Pension reforms in Germany are prompting a rethink of consultancy models as established players face growing competition from neo-brokers, a new generation of digital-first, mobile-app-based financial brokers offering low-cost or commission-free trading to investors.
Claudio Thum, senior director of outsourcing at WTW, told IPE that occupational and private pension reforms “are noticeably changing” retirement consulting, as the topic gains greater political and social attention.
In particular, the introduction of the retirement savings account (Altersvorsorgedepot) – a cost-capped, ETF-based private pension product without guarantees and with flexible withdrawal options – is significantly increasing demand for information from savers, he added.
“Providers will therefore increasingly rely on digital portals, intelligent chatbots and AI-supported agents that provide information and guide savers through the decision-making processes,” Thum said.
Hybrid consulting
Wolfram Erling, senior manager at Union Investment Privatfonds, said the successes and failures of the retirement consulting industry in the next one to two years will shape pension provision in Germany for the next two to three decades.
Advice remains “necessary” to help individuals choose investment funds and understand the differences between products with or without guarantees, he said.
Erling pointed to neo-brokers, which in recent years have encouraged many savers in Germany to invest in securities, as “the greatest success story of the German financial industry”.
“Neo-brokers have managed to reach a huge number of customers via digital channels,” he said, citing Trade Republic.
The Berlin-based platform increased its client base from 4 million in 2024 to more than 10 million in 2025, and now manages €150bn in assets.
“I believe that pure digital consulting, implemented by Trade Republic, or Scalable, will work for certain people,” while “hybrid consulting”, combining analogue and digital, will account for “60-70%” of retirement contracts, Erling added.
Digital occupational pensions
Digital tools and artificial intelligence (AI) are also becoming a strategic building block for a new type of consultancy in occupational pension schemes.
“Companies consistently using these technologies can better engage their employees, and simultaneously meet the increasing demands of the market,” Thum said.
WTW is developing digital workflows and AI-powered agents to answer client queries on occupational pensions.
“These are complemented by chatbots that are available around the clock and process selected questions quickly and reliably.
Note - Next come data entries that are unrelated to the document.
# zyt334/AdaFace

Hardware: AMD Instinct MI355X
Metric: 512x512 images/sec @ 50 DDIM steps, batch 8 (higher is better)
Workload: dtype bf16

## Files before the change

adaface_amd/_lib.py:

```python
from __future__ import annotations

import ctypes as C
import os
from pathlib import Path

AF_DTYPE_BF16 = 0
AF_DTYPE_F32 = 1
AF_DTYPE_F16 = 2
DTYPES = {"bf16": AF_DTYPE_BF16, "bfloat16": AF_DTYPE_BF16, "f32": AF_DTYPE_F32, "fp32": AF_DTYPE_F32,
          "float32": AF_DTYPE_F32, "f16": AF_DTYPE_F16, "fp16": AF_DTYPE_F16, "float16": AF_DTYPE_F16}

_LIB_PATH = Path(__file__).resolve().parent / "libadaface_hip.so"


class AfConfig(C.Structure):
    _fields_ = [
        ("dtype", C.c_int),
        ("build_unet", C.c_int),
        ("in_channels", C.c_int), ("model_channels", C.c_int), ("out_channels", C.c_int),
        ("num_res_blocks", C.c_int),
        ("n_attention_resolutions", C.c_int), ("attention_resolutions", C.c_int * 8),
        ("n_channel_mult", C.c_int), ("channel_mult", C.c_int * 8),
        ("num_heads", C.c_int), ("context_dim", C.c_int), ("transformer_depth", C.c_int),
        ("n_context_layers", C.c_int),
        ("build_vae", C.c_int),
        ("vae_ch", C.c_int), ("vae_out_ch", C.c_int), ("vae_num_res_blocks", C.c_int),
        ("vae_z_channels", C.c_int), ("vae_embed_dim", C.c_int),
        ("n_vae_ch_mult", C.c_int), ("vae_ch_mult", C.c_int * 8),
        ("build_vae_encoder", C.c_int), ("vae_in_channels", C.c_int),
        ("build_clip", C.c_int),
        ("clip_vocab", C.c_int), ("clip_hidden", C.c_int), ("clip_layers", C.c_int), ("clip_heads", C.c_int),
        ("clip_intermediate", C.c_int), ("clip_max_pos", C.c_int),
    ]


class AfError(RuntimeError):
    pass


_lib = None

_P = C.c_void_p
_SIGS = [
    ("af_last_error", C.c_char_p, []),
    ("af_version", C.c_int, []),
    ("af_create", C.c_int, [C.c_int, C.POINTER(AfConfig), C.POINTER(_P)]),
    ("af_destroy", None, [_P]),
    ("af_load_tensor", C.c_int, [_P, C.c_char_p, _P, C.c_int, C.POINTER(C.c_int64)]),
    ("af_load_tensor_device", C.c_int, [_P, C.c_char_p, _P, C.c_int, C.POINTER(C.c_int64)]),
    ("af_num_tensors", C.c_int, [_P]),
    ("af_tensor_name", C.c_char_p, [_P, C.c_int]),
    ("af_tensor_loaded", C.c_int, [_P, C.c_int]),
    ("af_tensor_shape", C.c_int, [_P, C.c_int, C.POINTER(C.c_int64)]),
    ("af_set_context", C.c_int, [_P, _P, C.c_int, C.c_int, C.c_int, _P]),
    ("af_unet_forward", C.c_int, [_P, _P, _P, _P, C.c_int, C.c_int, C.c_int, _P]),
    ("af_unet_forward_twin", C.c_int, [_P, _P, _P, _P, C.c_int, C.c_int, C.c_int, _P]),
    ("af_unet_forward_cached", C.c_int, [_P, _P, _P, _P] + [C.c_int] * 6 + [_P]),
    ("af_unet_cache_invalidate", C.c_int, [_P]),
    ("af_ddim_step", C.c_int, [_P, _P, _P, _P, C.c_int64, C.c_float, C.c_float, C.c_float, C.c_float, C.c_float,
                               C.c_float, _P, _P, _P]),
    ("af_dpmpp_coeffs", C.c_int, [C.c_double, C.c_double, C.c_double, C.POINTER(C.c_double)]),
    ("af_dpmpp_step", C.c_int, [_P, _P, _P, _P, C.c_int64] + [C.c_float] * 7 + [_P, _P, _P]),
    ("af_philox4x32_10", C.c_int, [C.POINTER(C.c_uint32), C.POINTER(C.c_uint32), C.POINTER(C.c_uint32)]),
    ("af_philox_randn", C.c_int, [_P, C.c_int64, C.c_int64, _P, C.c_int64, C.c_uint64, C.c_uint32, C.c_uint32, _P]),
    ("af_dpmpp_sde_coeffs", C.c_int, [C.c_double, C.c_double, C.c_double, C.POINTER(C.c_double)]),
    ("af_dpmpp_sde_step", C.c_int, [_P, _P, _P, _P, C.c_int64] + [C.c_float] * 7 + [_P, _P, C.c_float, _P, C.c_int64, _P, C.c_int64,
                                    C.c_uint64, C.c_uint32, _P]),
    ("af_lincomb", C.c_int, [_P, C.c_int64, _P, C.c_float, _P, C.c_float, _P, C.c_float, _P, C.c_float, C.c_int, _P]),
    ("af_vae_decode", C.c_int, [_P, _P, C.c_float, _P, _P, C.c_int, C.c_int, C.c_int, _P]),
    ("af_to_uint8", C.c_int, [_P, _P, C.c_int, C.c_int, C.c_int, _P]),
    ("af_arena_bytes", C.c_int64, [_P]),
    ("af_prof_enable", C.c_int, [C.c_int]),
    ("af_prof_reset", C.c_int, []),
    ("af_set_conv_attn", C.c_int, [_P, C.c_int, C.c_int, C.POINTER(C.c_int), C.POINTER(C.c_int)]),
    ("af_vae_encode", C.c_int, [_P, _P, _P, C.c_int, C.c_int, C.c_int, _P]),
    ("af_posterior_sample", C.c_int, [_P, _P, C.c_float, _P, C.c_int, C.c_int, C.c_int, _P]),
    ("af_prof_set_stride", C.c_int, [C.c_int]),
    ("af_last_gemm_plan", C.c_int, [C.POINTER(C.c_int), C.POINTER(C.c_int), C.POINTER(C.c_int)]),
    ("af_prof_collect", C.c_int, [C.c_int, C.POINTER(C.c_double), C.POINTER(C.c_int64), C.POINTER(C.c_double),
                                  C.POINTER(C.c_double)]),
    ("af_prof_event_overhead_us", C.c_double, [_P, C.c_int]),
    ("af_unet_num_blocks", C.c_int, [_P]),
    ("af_unet_block_shape", C.c_int, [_P, C.c_int, C.c_int, C.c_int, C.POINTER(C.c_int), C.POINTER(C.c_int), C.POINTER(C.c_int)]),
    ("af_unet_set_tap", C.c_int, [_P, C.c_int, _P]),
    ("af_gemm_plan_counts", C.c_int, [C.POINTER(C.c_int64)]),
    ("af_gemm_plan_counts_reset", C.c_int, []),
    ("af_gemm_plan_query", C.c_int, [C.c_int, C.c_int64] + [C.c_int] * 16 + [C.POINTER(C.c_int64)]),
    ("af_norm_plan_query", C.c_int, [C.c_int, C.c_int, C.c_int, C.c_int64, C.c_int, C.c_int, C.POINTER(C.c_int64)]),
    ("af_knob_set", C.c_int, [C.c_char_p, C.c_int]),
    ("af_knob_get", C.c_int, [C.c_char_p, C.POINTER(C.c_int)]),
    ("af_knob_reset", C.c_int, []),
    ("af_op_conv2d", C.c_int, [C.c_int, _P, _P, _P, _P, _P] + [C.c_int] * 9 + [_P]),
    ("af_op_linear", C.c_int, [C.c_int, _P, _P, _P, _P, _P, C.c_int64, C.c_int, C.c_int, C.c_int, _P]),
    ("af_op_conv2d_ex", C.c_int, [C.c_int, _P, _P, _P, _P, _P, C.c_float, _P] + [C.c_int] * 10 + [_P]),
    ("af_op_linear_ex", C.c_int, [C.c_int, _P, _P, _P, _P, C.c_float, _P, C.c_int64, C.c_int, C.c_int, C.c_int, C.c_int, _P]),
    ("af_op_groupnorm", C.c_int, [C.c_int, _P, _P, _P, C.c_float, C.c_int, _P, C.c_int, C.c_int, C.c_int, C.c_int, _P]),
    ("af_op_conv_gn", C.c_int, [_P, _P, _P, _P, _P, _P, C.c_float, C.c_int, _P, _P] + [C.c_int] * 5 + [_P]),
    ("af_set_fp8", C.c_int, [_P, C.c_int]),
    ("af_fp8_gemm_launches", C.c_int64, []),
    ("af_set_fp8_scope", C.c_int, [_P, C.c_int]),
    ("af_get_fp8_scope", C.c_int, [_P]),
    ("af_ff8_launches", C.c_int64, []),
    ("af_op_ff_fp8", C.c_int, [_P] * 4 + [C.c_float] + [_P] * 5 + [C.c_int64] + [C.c_int] * 5 + [_P, _P, _P, C.POINTER(C.c_int), _P]),
    ("af_fp8_num_sites", C.c_int, [_P]),
    ("af_fp8_site_name", C.c_char_p, [_P, C.c_int]),
    ("af_fp8_record", C.c_int, [_P, C.c_int, _P]),
    ("af_fp8_read_record", C.c_int, [_P, C.c_int, C.POINTER(C.c_float), C.POINTER(C.c_int64), _P]),
    ("af_fp8_get_shifts", C.c_int, [_P, C.c_int, C.POINTER(C.c_int)]),
    ("af_fp8_set_shifts", C.c_int, [_P, C.c_int, C.POINTER(C.c_int)]),
    ("af_fp8_shift_for_amax", C.c_int, [C.c_float, C.c_int]),
    ("af_halo8_launches", C.c_int64, []),
    ("af_rowpanel_launches", C.c_int64, []),
    ("af_up_phase4_launches", C.c_int64, []),
    ("af_gn_producer_launches", C.c_int64, []),
    ("af_attn_short_launches", C.c_int64, []),
    ("af_gn_consumer_launches", C.c_int64, []),
    ("af_xattn_fused_launches", C.c_int64, []),
    ("af_conv_attn_short_launches", C.c_int64, []),
    ("af_op_conv_attention", C.c_int, [C.c_int, _P, _P, _P, _P] + [C.c_int] * 6 + [C.c_float] + [C.c_int] * 3 + [_P]),
    ("af_op_vae_attention", C.c_int, [C.c_int, _P, _P, _P, _P, C.c_int, C.c_int, C.c_int, _P, _P, C.POINTER(C.c_int), _P]),
    ("af_op_xattn_fused", C.c_int, [C.c_void_p] * 10 + [C.c_int] * 3 + [C.c_void_p]),
    ("af_op_conv2d_fp8", C.c_int, [_P, _P, _P, _P, _P] + [C.c_int] * 10 + [_P]),
    ("af_op_groupnorm_fp8", C.c_int, [_P, _P, _P, C.c_float, C.c_int, _P, C.c_int, C.c_int, C.c_int, C.c_int, C.c_int, _P]),
    ("af_op_layernorm_fp8", C.c_int, [_P, _P, _P, C.c_float, _P, C.c_int64, C.c_int, C.c_int, _P]),
    ("af_op_groupnorm_fp8_rec", C.c_int, [_P, _P, _P, C.c_float, C.c_int, _P, C.c_int, C.c_int, C.c_int, C.c_int, C.c_int, _P, _P]),
    ("af_op_layernorm_fp8_rec", C.c_int, [_P, _P, _P, C.c_float, _P, C.c_int64, C.c_int, C.c_int, _P, _P]),
    ("af_op_layernorm", C.c_int, [C.c_int, _P, _P, _P, C.c_float, _P, C.c_int64, C.c_int, _P]),
    ("af_op_attention", C.c_int, [C.c_int, _P, _P, _P, _P, C.c_int, C.c_int, C.c_int, C.c_int, C.c_int, C.c_float, C.c_int, _P]),
    ("af_clip_embed_tokens", C.c_int, [_P, _P, C.c_int64, _P, _P]),
    ("af_clip_text_forward", C.c_int, [_P, _P, C.c_int, C.c_int, C.c_float, C.c_float, _P, _P]),
    ("af_clip_text_forward3", C.c_int, [_P, _P, C.c_int, C.c_int, C.c_float, C.c_float, C.c_float, _P, _P]),
    ("af_op_timestep_embedding", C.c_int, [C.c_int, _P, _P, C.c_int, C.c_int, _P]),
    ("af_op_gn_conv1x1", C.c_int, [_P, _P, _P, C.c_float, _P, _P, _P, _P] + [C.c_int] * 5 + [_P]),
    ("af_set_tome", C.c_int, [_P, C.c_double, C.c_int]),
    ("af_tome_plan_query", C.c_int, [C.c_int, C.c_int, C.c_double, C.POINTER(C.c_int64)]),
    ("af_tome_num_sites", C.c_int, [_P]),
    ("af_tome_set_tap", C.c_int, [_P, C.c_int, _P]),
    ("af_op_tome_match", C.c_int, [C.c_int, _P] + [C.c_int] * 4 + [C.c_double, C.c_int, _P, _P, _P, _P]),
    ("af_op_tome_merge", C.c_int, [C.c_int, _P, _P, _P, C.c_float, _P] + [C.c_int] * 4 + [_P, _P]),
    ("af_op_tome_unmerge_add", C.c_int, [C.c_int, _P, _P, _P] + [C.c_int] * 4 + [_P, _P]),
    ("af_set_freeu", C.c_int, [_P, C.c_int] + [C.c_double] * 4),
    ("af_freeu_num_sites", C.c_int, [_P]),
    ("af_freeu_site", C.c_int, [_P, C.c_int, C.POINTER(C.c_int)]),
    ("af_freeu_plan_query", C.c_int, [C.c_int] * 6 + [C.POINTER(C.c_int64)]),
    ("af_op_freeu", C.c_int, [C.c_int, _P, _P] + [C.c_int] * 6 + [C.c_double, C.c_double, _P, _P, _P]),
    ("af_flops_issued", C.c_double, [C.c_int]),
    ("af_clock_probe", C.c_int, [_P, C.c_int, C.POINTER(C.c_double), C.POINTER(C.c_double)]),
]
EXPORTED_SYMBOLS = [s[0] for s in _SIGS]
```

These systems are fed with verified expert information and relieve the burden on both HR departments and advisors,” he explained.
Sabine Payne, head of benefits Deutschland at Deutsche Bank, said the lender has relied on a “digital opt-out” system to automatically enrol former Postbank employees into the financial industry’s social partner model.
The digital opt-out campaign has led to a 75% participation rate in the defined contribution (DC) model.
Deutsche Bank is planning a campaign focused on pension gaps and the social partner model to encourage those who opted out to reconsider, Payne added.
Commerzbank is also implementing a communication strategy targeted at younger employees enrolling in its pension scheme.
The campaign aims to improve understanding of retirement provision early in employees’ careers and boost participation in company pension funds.